The role of the paraoxonase (PON1) codon 192 polymorphism [glutamine (Q)/arginine (R)] in coronary artery disease (CAD) is controversial. The aim of the present study was to evaluate whether the PON1 gene polymorphism is an independent risk factor for severity of coronary artery disease in patients from west of Iran. The PON1-Arg-192 genotypes were detected by PCR-RFLP in 414 individuals undergoing their first coronary angiography. Patients were placed into one of two groups: CAD and control without CAD or diabetes. The frequency of PON1-Arg-192 allele was significantly higher in the CAD (23.4 vs. 16%, P = 0.032) than in the control group and there was a higher risk of developing CAD (OR = 1.6, P = 0.02).

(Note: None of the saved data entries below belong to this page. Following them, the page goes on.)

SIGNATURES = {
    "zs_abi_version": (_c_int, []),
    "zs_last_error": (ctypes.c_char_p, []),
    "zs_chamfer_forward": (_c_int, [_c_void_p, _c_void_p, _c_int, _c_int, _c_int,
                                    _c_void_p, _c_void_p, _c_void_p, _c_void_p, _c_void_p]),
    "zs_chamfer_workspace_bytes": (_c_size_t, [_c_int, _c_int, _c_int]),
    "zs_chamfer_forward_ws": (_c_int, [_c_void_p, _c_void_p, _c_int, _c_int, _c_int,
                                       _c_void_p, _c_void_p, _c_void_p, _c_void_p, _c_void_p, _c_size_t,
                                       _c_void_p]),
    "zs_chamfer_backward": (_c_int, [_c_void_p, _c_void_p, _c_int, _c_int, _c_int,
                                     _c_void_p, _c_void_p, _c_void_p, _c_void_p,
                                     _c_void_p, _c_void_p, _c_void_p]),
    "zs_sdf_program_bytes": (_c_size_t, []),
    "zs_sdf_prologue_scratch_bytes": (_c_size_t, []),
    "zs_sdf_workspace_bytes": (_c_size_t, []),
    "zs_sdf_attn_scratch_bytes": (_c_size_t, [_c_int, _c_int]),
    "zs_sdf_prologue": (_c_int, [_c_void_p, _c_size_t, _c_void_p, _c_void_p, _c_int,
                                 _c_void_p, _c_void_p]),
    "zs_sdf_prologue_ex": (_c_int, [_c_void_p, _c_size_t, _c_void_p, _c_void_p, _c_int,
                                    _c_void_p, _c_int, _c_void_p]),
    "zs_sdf_verdict_stats": (_c_int, [_c_void_p, _c_void_p, _c_int, _c_int, _c_float, _c_float, _c_float, _c_void_p, _c_void_p,
                                      _c_void_p]),
    "zs_sdf_query_points": (_c_int, [_c_void_p, _c_size_t, _c_int, _c_void_p, _c_int,
                                     _c_void_p, _c_void_p, _c_void_p, _c_void_p, _c_void_p]),
    "zs_sdf_query_grid": (_c_int, [_c_void_p, _c_size_t, _c_int, _c_void_p, _c_int, _c_int,
                                   _c_int, _c_int, _c_void_p, _c_void_p, _c_void_p, _c_void_p]),
    "zs_sdf_split_programs": (_c_int, [_c_void_p, _c_size_t, _c_void_p, _c_size_t, _c_int, _c_void_p]),
    "zs_sdf_query_points_split": (_c_int, [_c_void_p, _c_size_t, _c_int, _c_void_p, _c_int,
                                           _c_void_p, _c_void_p, _c_void_p, _c_void_p]),
    "zs_sdf_query_grid_split": (_c_int, [_c_void_p, _c_size_t, _c_int, _c_void_p, _c_int, _c_int,
                                         _c_int, _c_int, _c_void_p, _c_void_p, _c_void_p, _c_void_p]),
    "zs_sdf_query_grid_range": (_c_int, [_c_void_p, _c_size_t, _c_int, _c_void_p, _c_int, ctypes.c_longlong,
                                         ctypes.c_longlong, _c_int, _c_void_p, _c_void_p, _c_void_p, _c_void_p]),
    "zs_sdf_query_grid_range_split": (_c_int, [_c_void_p, _c_size_t, _c_int, _c_void_p, _c_int,
                                               ctypes.c_longlong, ctypes.c_longlong, _c_int, _c_void_p,
                                               _c_void_p, _c_void_p, _c_void_p]),
    "zs_erode_mask": (_c_int, [_c_void_p, _c_int, _c_int, _c_int, _c_int, _c_void_p, _c_void_p]),
    "zs_bf_grid_bytes": (_c_size_t, []),
    "zs_bf_scratch_bytes": (_c_size_t, []),
    "zs_bf_lower_bounds": (_c_int, [_c_void_p, _c_int, _c_void_p, _c_int, _c_void_p, _c_int, _c_void_p,
                                    _c_void_p, _c_void_p, _c_void_p, _c_void_p]),
    "zs_pose_max_batch": (_c_int, []),
    "zs_pose_scratch_bytes": (_c_size_t, [_c_int, _c_int, _c_int]),
    "zs_pose_best_bytes": (_c_size_t, []),
    "zs_pose_best_init": (_c_int, [_c_void_p, _c_void_p]),
    "zs_pose_search_batch": (_c_int, [_c_void_p, _c_int, _c_void_p, _c_int, _c_void_p, _c_void_p, _c_int, _c_int,
                                      _c_void_p, _c_void_p, _c_void_p, _c_void_p, _c_void_p]),
    "zs_pose_grid_bytes": (_c_size_t, [_c_int, _c_int, _c_int]),
    "zs_pose_gt_grid": (_c_int, [_c_void_p, _c_int, _c_void_p, _c_void_p]),
    "zs_pose_search_batch_grid": (_c_int, [_c_void_p, _c_int, _c_void_p, _c_int, _c_void_p, _c_void_p, _c_int, _c_int,
                                           _c_void_p, _c_void_p, _c_void_p, _c_void_p, _c_void_p, _c_void_p, _c_void_p]),
    "zs_morton_scratch_bytes": (_c_size_t, [_c_int]),
    "zs_morton_sort": (_c_int, [_c_void_p, _c_int, _c_void_p, _c_void_p, _c_void_p, _c_int, _c_void_p, _c_void_p]),
    "zs_str_scratch_bytes": (_c_size_t, [_c_int]),
    "zs_str_sort": (_c_int, [_c_void_p, _c_int, _c_void_p, _c_void_p, _c_void_p, _c_void_p]),
    "zs_pose_pack_bytes": (_c_size_t, [_c_int]),
    "zs_pose_pack": (_c_int, [_c_void_p, _c_int, _c_void_p, _c_void_p]),
    "zs_pose_sorted_scratch_bytes": (_c_size_t, [_c_int, _c_int, _c_int]),
    "zs_pose_search_batch_sorted": (_c_int, [_c_void_p, _c_void_p, _c_int, _c_void_p, _c_void_p, _c_int, _c_void_p,
                                             _c_void_p, _c_int, _c_int, _c_void_p, _c_void_p, _c_void_p, _c_void_p,
                                             _c_int, _c_void_p]),
    "zs_pose_apply": (_c_int, [_c_void_p, _c_int, _c_void_p, _c_void_p, _c_void_p, _c_void_p, _c_void_p]),
    "zs_standardize_pc": (_c_int, [_c_void_p, _c_int, _c_int, _c_void_p, _c_void_p]),
    "zs_icp_scratch_bytes": (_c_size_t, [_c_int]),
    "zs_icp_step": (_c_int, [_c_void_p, _c_int, _c_void_p, _c_int, _c_void_p, _c_int, _c_void_p, _c_void_p, _c_void_p]),
    "zs_normalize_pc": (_c_int, [_c_void_p, _c_int, _c_int, _c_void_p, _c_void_p, _c_void_p]),
    "zs_fscore": (_c_int, [_c_void_p, _c_int, _c_void_p, _c_int, _c_int, _c_void_p, _c_int, _c_void_p, _c_void_p]),
    "zs_mc_scratch_bytes": (_c_size_t, [_c_int]),
    "zs_mesh_sample_scratch_doubles": (_c_size_t, [_c_int]),
    "zs_mc_count": (_c_int, [_c_void_p, _c_int, ctypes.c_float, _c_void_p, _c_void_p, _c_void_p, _c_void_p]),
    "zs_mc_emit": (_c_int, [_c_void_p, _c_int, ctypes.c_float, _c_void_p, _c_int, _c_void_p, _c_void_p,
                            ctypes.c_float, ctypes.c_float, _c_void_p, _c_int, _c_void_p]),
    "zs_mesh_sample": (_c_int, [_c_void_p, _c_int, _c_int, ctypes.c_uint64, _c_void_p, _c_void_p, _c_void_p]),
    "zs_intr_param2mtx": (_c_int, [_c_void_p, _c_int, _c_int, _c_int, _c_void_p, _c_void_p]),
    "zs_unproj_depth": (_c_int, [_c_void_p, _c_void_p, _c_int, _c_int, _c_int, _c_void_p, _c_void_p]),
    "zs_valid_norm_fac": (_c_int, [_c_void_p, _c_void_p, _c_int, _c_int, _c_void_p, _c_void_p, _c_void_p]),
    "zs_masked_resample": (_c_int, [_c_void_p, _c_void_p, _c_int, _c_int, _c_int, _c_int, _c_int, _c_int,
                                    ctypes.c_float, _c_void_p, _c_void_p, _c_void_p]),
    "zs_seen_surface": (_c_int, [_c_void_p, _c_void_p, _c_void_p, _c_int, _c_int, _c_int, _c_int, _c_int,
                                 _c_void_p, _c_void_p, _c_void_p, _c_void_p, _c_void_p, _c_void_p]),
    "zs_seen_surface_workspace_bytes": (_c_size_t, [_c_int]),
    "zs_seen_surface_ws": (_c_int, [_c_void_p, _c_void_p, _c_void_p, _c_int, _c_int, _c_int, _c_int, _c_int,
                                    _c_void_p, _c_void_p, _c_void_p, _c_void_p, _c_void_p, _c_void_p, _c_void_p]),
    "zs_depth_metrics": (_c_int, [_c_void_p, _c_void_p, _c_void_p, _c_int, _c_int, _c_int, ctypes.c_float,
                                  ctypes.POINTER(ctypes.c_float), _c_int, _c_void_p, _c_void_p, _c_void_p,
                                  _c_void_p]),
    "zs_conv2d_packed_floats": (_c_size_t, [_c_int, _c_int, _c_int, _c_int]),
    "zs_conv2d_presplit_weight": (_c_int, [_c_void_p, _c_void_p, _c_int, _c_int, _c_int, _c_int, _c_void_p]),
    "zs_conv2d_nhwc": (_c_int, [_c_void_p] * 7 + [_c_int] * 13 + [ctypes.c_float, ctypes.c_float, _c_int,
                                                                  _c_void_p]),
    "zs_conv2d_splitk_workspace_bytes": (_c_size_t, []),
    "zs_conv2d_presplit_weight_multi": (_c_int, [_c_void_p] * 4 + [_c_int, ctypes.c_ulonglong, _c_void_p]),
    "zs_conv3x3_tail_nhwc": (_c_int, [_c_void_p] * 5 + [_c_int] * 7 + [_c_void_p, _c_void_p, _c_int, _c_void_p]),
    "zs_conv2d_nhwc_ws": (_c_int, [_c_void_p] * 7 + [_c_int] * 13 + [ctypes.c_float, ctypes.c_float, _c_int,
                                                                     _c_void_p, _c_void_p]),
    "zs_conv2d_nhwc_fused": (_c_int, [_c_void_p] * 7 + [_c_int] * 13 + [ctypes.c_float, ctypes.c_float, _c_int,
                                                                        _c_void_p, _c_void_p, _c_void_p]),
    "zs_conv2d_fused_cols": (_c_int, [_c_int, _c_int]),
    "zs_conv2d_k16_ok": (_c_int, [_c_int] * 7),
    "zs_gn_relu_max_pool_nhwc": (_c_int, [_c_void_p, _c_void_p, _c_int] + [_c_void_p] * 4 + [_c_int] * 10 + [ctypes.c_float, _c_void_p]),
    "zs_group_norm_apply_stats": (_c_int, [_c_void_p, _c_void_p, _c_int] + [_c_void_p] * 4 + [_c_int] + [_c_void_p] * 3 +
                                  [_c_int, _c_int, _c_int, ctypes.c_float, _c_int, _c_void_p]),
    "zs_group_norm_nhwc": (_c_int, [_c_void_p] * 5 + [_c_int, _c_int, _c_int, _c_int, ctypes.c_float, _c_int,
                                                      _c_void_p]),
    "zs_group_norm_workspace_bytes": (_c_size_t, [_c_int, _c_int, _c_int, _c_int]),
    "zs_group_norm_nhwc_ws": (_c_int, [_c_void_p] * 5 + [_c_int, _c_int, _c_int, _c_int, ctypes.c_float, _c_int,
                                       _c_void_p, _c_void_p]),
    "zs_layer_norm": (_c_int, [_c_void_p] * 4 + [_c_int, _c_int, ctypes.c_float, _c_void_p]),
    "zs_attention": (_c_int, [_c_void_p, _c_void_p, _c_int, _c_int, _c_int, _c_int, _c_void_p]),
    "zs_attention_split": (_c_int, [_c_void_p, _c_void_p, _c_int, _c_int, _c_int, _c_int, _c_void_p]),
    "zs_max_pool_nhwc": (_c_int, [_c_void_p, _c_void_p] + [_c_int] * 10 + [_c_void_p]),
    "zs_global_mean_nhwc": (_c_int, [_c_void_p, _c_void_p, _c_int, _c_int, _c_int, _c_void_p]),
    "zs_upsample2x_nhwc": (_c_int, [_c_void_p, _c_void_p, _c_int, _c_int, _c_int, _c_int, _c_void_p]),
    "zs_nchw_to_nhwc": (_c_int, [_c_void_p, _c_void_p, _c_void_p, _c_int, _c_int, _c_int, _c_int, _c_void_p]),
    "zs_window_tokens": (_c_int, [_c_void_p] * 6 + [_c_int] * 5 + [_c_void_p]),
    "zs_nhwc_to_nchw": (_c_int, [_c_void_p, _c_void_p, _c_int, _c_int, _c_int, _c_void_p]),
    "zs_assemble_tokens": (_c_int, [_c_void_p] * 4 + [_c_int, _c_int, _c_int, _c_void_p]),
    "zs_readout_concat": (_c_int, [_c_void_p, _c_void_p, _c_int, _c_int, _c_int, _c_void_p]),
    "zs_pack_conv_weight": (_c_int, [_c_void_p, _c_void_p] + [_c_int] * 7 + [_c_void_p]),
    "zs_pack_chunk_elems": (_c_int, []),
    "zs_pack_entry_chunks": (_c_int, [_c_int] * 6),
    "zs_pack_conv_weight_multi": (_c_int, [_c_void_p, _c_void_p, _c_void_p, _c_int, _c_void_p]),
    "zs_pack_entry_inline_split": (_c_int, [_c_int] * 4),
    "zs_pack_conv_weight_multi_split": (_c_int, [_c_void_p, _c_void_p, _c_void_p, _c_int, _c_void_p, _c_int, _c_void_p]),
    "zs_conv2d_wgrad_workspace_bytes": (_c_size_t, [_c_int] * 7),
    "zs_conv2d_wgrad": (_c_int, [_c_void_p] * 5 + [_c_int] * 13 + [_c_float, _c_float] + [_c_int] * 4 + [_c_void_p]),
    "zs_conv2d_dgrad_small_cin": (_c_int, [_c_void_p] * 3 + [_c_int] * 15 + [_c_float, _c_void_p]),
    "zs_standardize_weight": (_c_int, [_c_void_p, _c_void_p, _c_int, _c_int, _c_float, _c_void_p]),
    "zs_standardize_weight_multi": (_c_int, [_c_void_p, _c_void_p, _c_int, _c_int, _c_void_p]),
    "zs_standardize_weight_bwd": (_c_int, [_c_void_p, _c_void_p, _c_void_p, _c_int, _c_int, _c_float, _c_void_p]),
    "zs_act_forward": (_c_int, [_c_void_p, _c_void_p, _c_size_t, _c_int, _c_float, _c_void_p]),
    "zs_act_backward": (_c_int, [_c_void_p, _c_void_p, _c_void_p, _c_size_t, _c_int, _c_float, _c_void_p]),
    "zs_posenc3d": (_c_int, [_c_void_p, _c_size_t, _c_int, _c_void_p, _c_int, _c_void_p]),
    "zs_add_scaled_rows": (_c_int, [_c_void_p] * 4 + [_c_int, _c_size_t, _c_void_p]),
    "zs_column_sum_workspace_bytes": (_c_size_t, [_c_int, _c_int]),
    "zs_column_sum": (_c_int, [_c_void_p, _c_void_p, _c_int, _c_int, _c_float, _c_void_p, _c_void_p]),
    "zs_layer_norm_bwd_workspace_bytes": (_c_size_t, [_c_int, _c_int]),
    "zs_layer_norm_bwd": (_c_int, [_c_void_p] * 6 + [_c_int, _c_int, _c_float, _c_void_p, _c_void_p]),
    "zs_layer_norm_bwd_add": (_c_int, [_c_void_p] * 7 + [_c_int, _c_int, _c_float, _c_void_p, _c_void_p]),
    "zs_attention_bwd_workspace_bytes": (_c_size_t, [_c_int, _c_int, _c_int]),
    "zs_attention_bwd": (_c_int, [_c_void_p] * 4 + [_c_int] * 4 + [_c_void_p]),
    "zs_point_attention": (_c_int, [_c_void_p] * 3 + [_c_int] * 5 + [_c_void_p]),
    "zs_point_attention_probs": (_c_int, [_c_void_p, _c_void_p, _c_void_p, _c_int, _c_int, _c_int, _c_int, _c_int, _c_float, _c_int,
                                          _c_void_p]),
    "zs_point_attention_bwd_workspace_bytes": (_c_size_t, [_c_int] * 4),
    "zs_point_attention_bwd": (_c_int, [_c_void_p] * 5 + [_c_int, _c_void_p] + [_c_int] * 5 + [_c_void_p]),
    "zs_bce_logits_workspace_bytes": (_c_size_t, [_c_size_t]),
    "zs_bce_logits": (_c_int, [_c_void_p, _c_void_p, _c_size_t, _c_float, _c_float, _c_void_p, _c_void_p,
                               _c_void_p]),
    "zs_bce_logits_bwd": (_c_int, [_c_void_p, _c_void_p, _c_size_t, _c_float, _c_float, _c_void_p, _c_void_p,
                                   _c_void_p]),
    "zs_midas_loss_workspace_bytes": (_c_size_t, [_c_int]),
    "zs_midas_loss": (_c_int, [_c_void_p] * 3 + [_c_int] * 3 + [_c_float, _c_int, _c_int, _c_void_p, _c_void_p, _c_void_p]),
    "zs_midas_loss_bwd": (_c_int, [_c_void_p] * 3 + [_c_int] * 3 + [_c_float, _c_int, _c_int, _c_void_p, _c_void_p,
                                                                    _c_void_p, _c_void_p]),
    "zs_intr_loss": (_c_int, [_c_void_p] * 3 + [_c_size_t, _c_void_p, _c_void_p]),
    "zs_intr_loss_bwd": (_c_int, [_c_void_p] * 3 + [_c_size_t] + [_c_void_p] * 4),
    "zs_multi_tensor_chunk_elems": (_c_int, []),
    "zs_adamw_multi": (_c_int, [_c_void_p, _c_void_p, _c_void_p, _c_int, _c_float, _c_float, _c_float, _c_int,
                                _c_void_p, _c_void_p, _c_void_p]),
    "zs_copy_multi": (_c_int, [_c_void_p, _c_void_p, _c_void_p, _c_int, _c_float, _c_void_p]),
    "zs_sumsq_multi": (_c_int, [_c_void_p, _c_void_p, _c_void_p, _c_int, _c_void_p, _c_void_p, _c_void_p]),
    "zs_batch_norm_workspace_bytes": (_c_size_t, [_c_int, _c_int]),
    "zs_batch_norm_train": (_c_int, [_c_void_p] * 9 + [_c_int, _c_int, _c_float, _c_float, _c_int, _c_void_p,
                                                       _c_void_p]),
    "zs_batch_norm_bwd": (_c_int, [_c_void_p] * 10 + [_c_int, _c_int, _c_void_p, _c_void_p]),
    "zs_group_norm_bwd_workspace_bytes": (_c_size_t, [_c_int, _c_int]),
    "zs_group_norm_bwd": (_c_int, [_c_void_p] * 8 + [_c_int, _c_int, _c_int, _c_int, _c_float, _c_void_p, _c_void_p]),
    "zs_max_pool_bwd_nhwc": (_c_int, [_c_void_p] * 3 + [_c_int] * 10 + [_c_void_p]),
    "zs_global_mean_bwd_nhwc": (_c_int, [_c_void_p, _c_void_p, _c_int, _c_int, _c_int, _c_void_p]),
    "zs_upsample2x_bwd_nhwc": (_c_int, [_c_void_p, _c_void_p, _c_int, _c_int, _c_int, _c_int, _c_void_p]),
    "zs_nhwc_to_nchw_masked": (_c_int, [_c_void_p, _c_void_p, _c_void_p, _c_int, _c_int, _c_int, _c_int, _c_void_p]),
    "zs_seen_surface_bwd": (_c_int, [_c_void_p] * 7 + [_c_int, _c_int, _c_int, _c_void_p, _c_void_p, _c_void_p]),
    "zs_intr_param2mtx_bwd": (_c_int, [_c_void_p, _c_void_p, _c_int, _c_int, _c_int, _c_void_p, _c_void_p]),
    "zs_window_tokens_bwd": (_c_int, [_c_void_p] * 5 + [_c_int] * 5 + [_c_void_p]),
    "zs_coord_dsp2_bwd": (_c_int, [_c_void_p] * 4 + [_c_int] * 3 + [_c_void_p]),
    "zs_transform_points": (_c_int, [_c_void_p] * 5 + [_c_int, _c_int, _c_void_p]),
    "zs_resize_bilinear_nhwc": (_c_int, [_c_void_p, _c_void_p] + [_c_int] * 6 + [_c_void_p]),
    "zs_readout_concat_bwd": (_c_int, [_c_void_p, _c_void_p, _c_int, _c_int, _c_int, _c_void_p]),
}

In addition, this difference remained significant after adjustment for without history of diabetes (OR = 1.47, P = 0.048), presence of normolipidemia and absence of history of blood pressure (OR = 1.4, P = 0.05). This result indicated PON1-Arg-192 allele is a risk factor of CAD also when correcting for conventional risk factors. We found a significant association between the PON1-Arg-192 genotype (QR? RR) and the extent of CAD in CAD patients and CAD subjects without diabetes, represented by the increased frequency of three-vessel disease with OR = 1.49, P = 0.046; χ 2 = 3.82, P = 0.048 and OR = 1.46, P = 0.05; χ 2 = 3.48, P = 0.051, respectively. The CAD patients carrying PON1-Arg-192 genotype (QR + RR) had lower plasma HDL-C level (P = 0.019) and higher plasma LDL-C(P = 0.01) and TG(P = 0.05). Our results indicated that PON1-Arg-192 allele can be important independent risk factor of CAD in a west population of Iran, with carriers of PON1-Arg-192 having an increased frequency of threevessel disease and also having a distinct plasma lipids profile. Larger collaborative studies are needed to confirm these results.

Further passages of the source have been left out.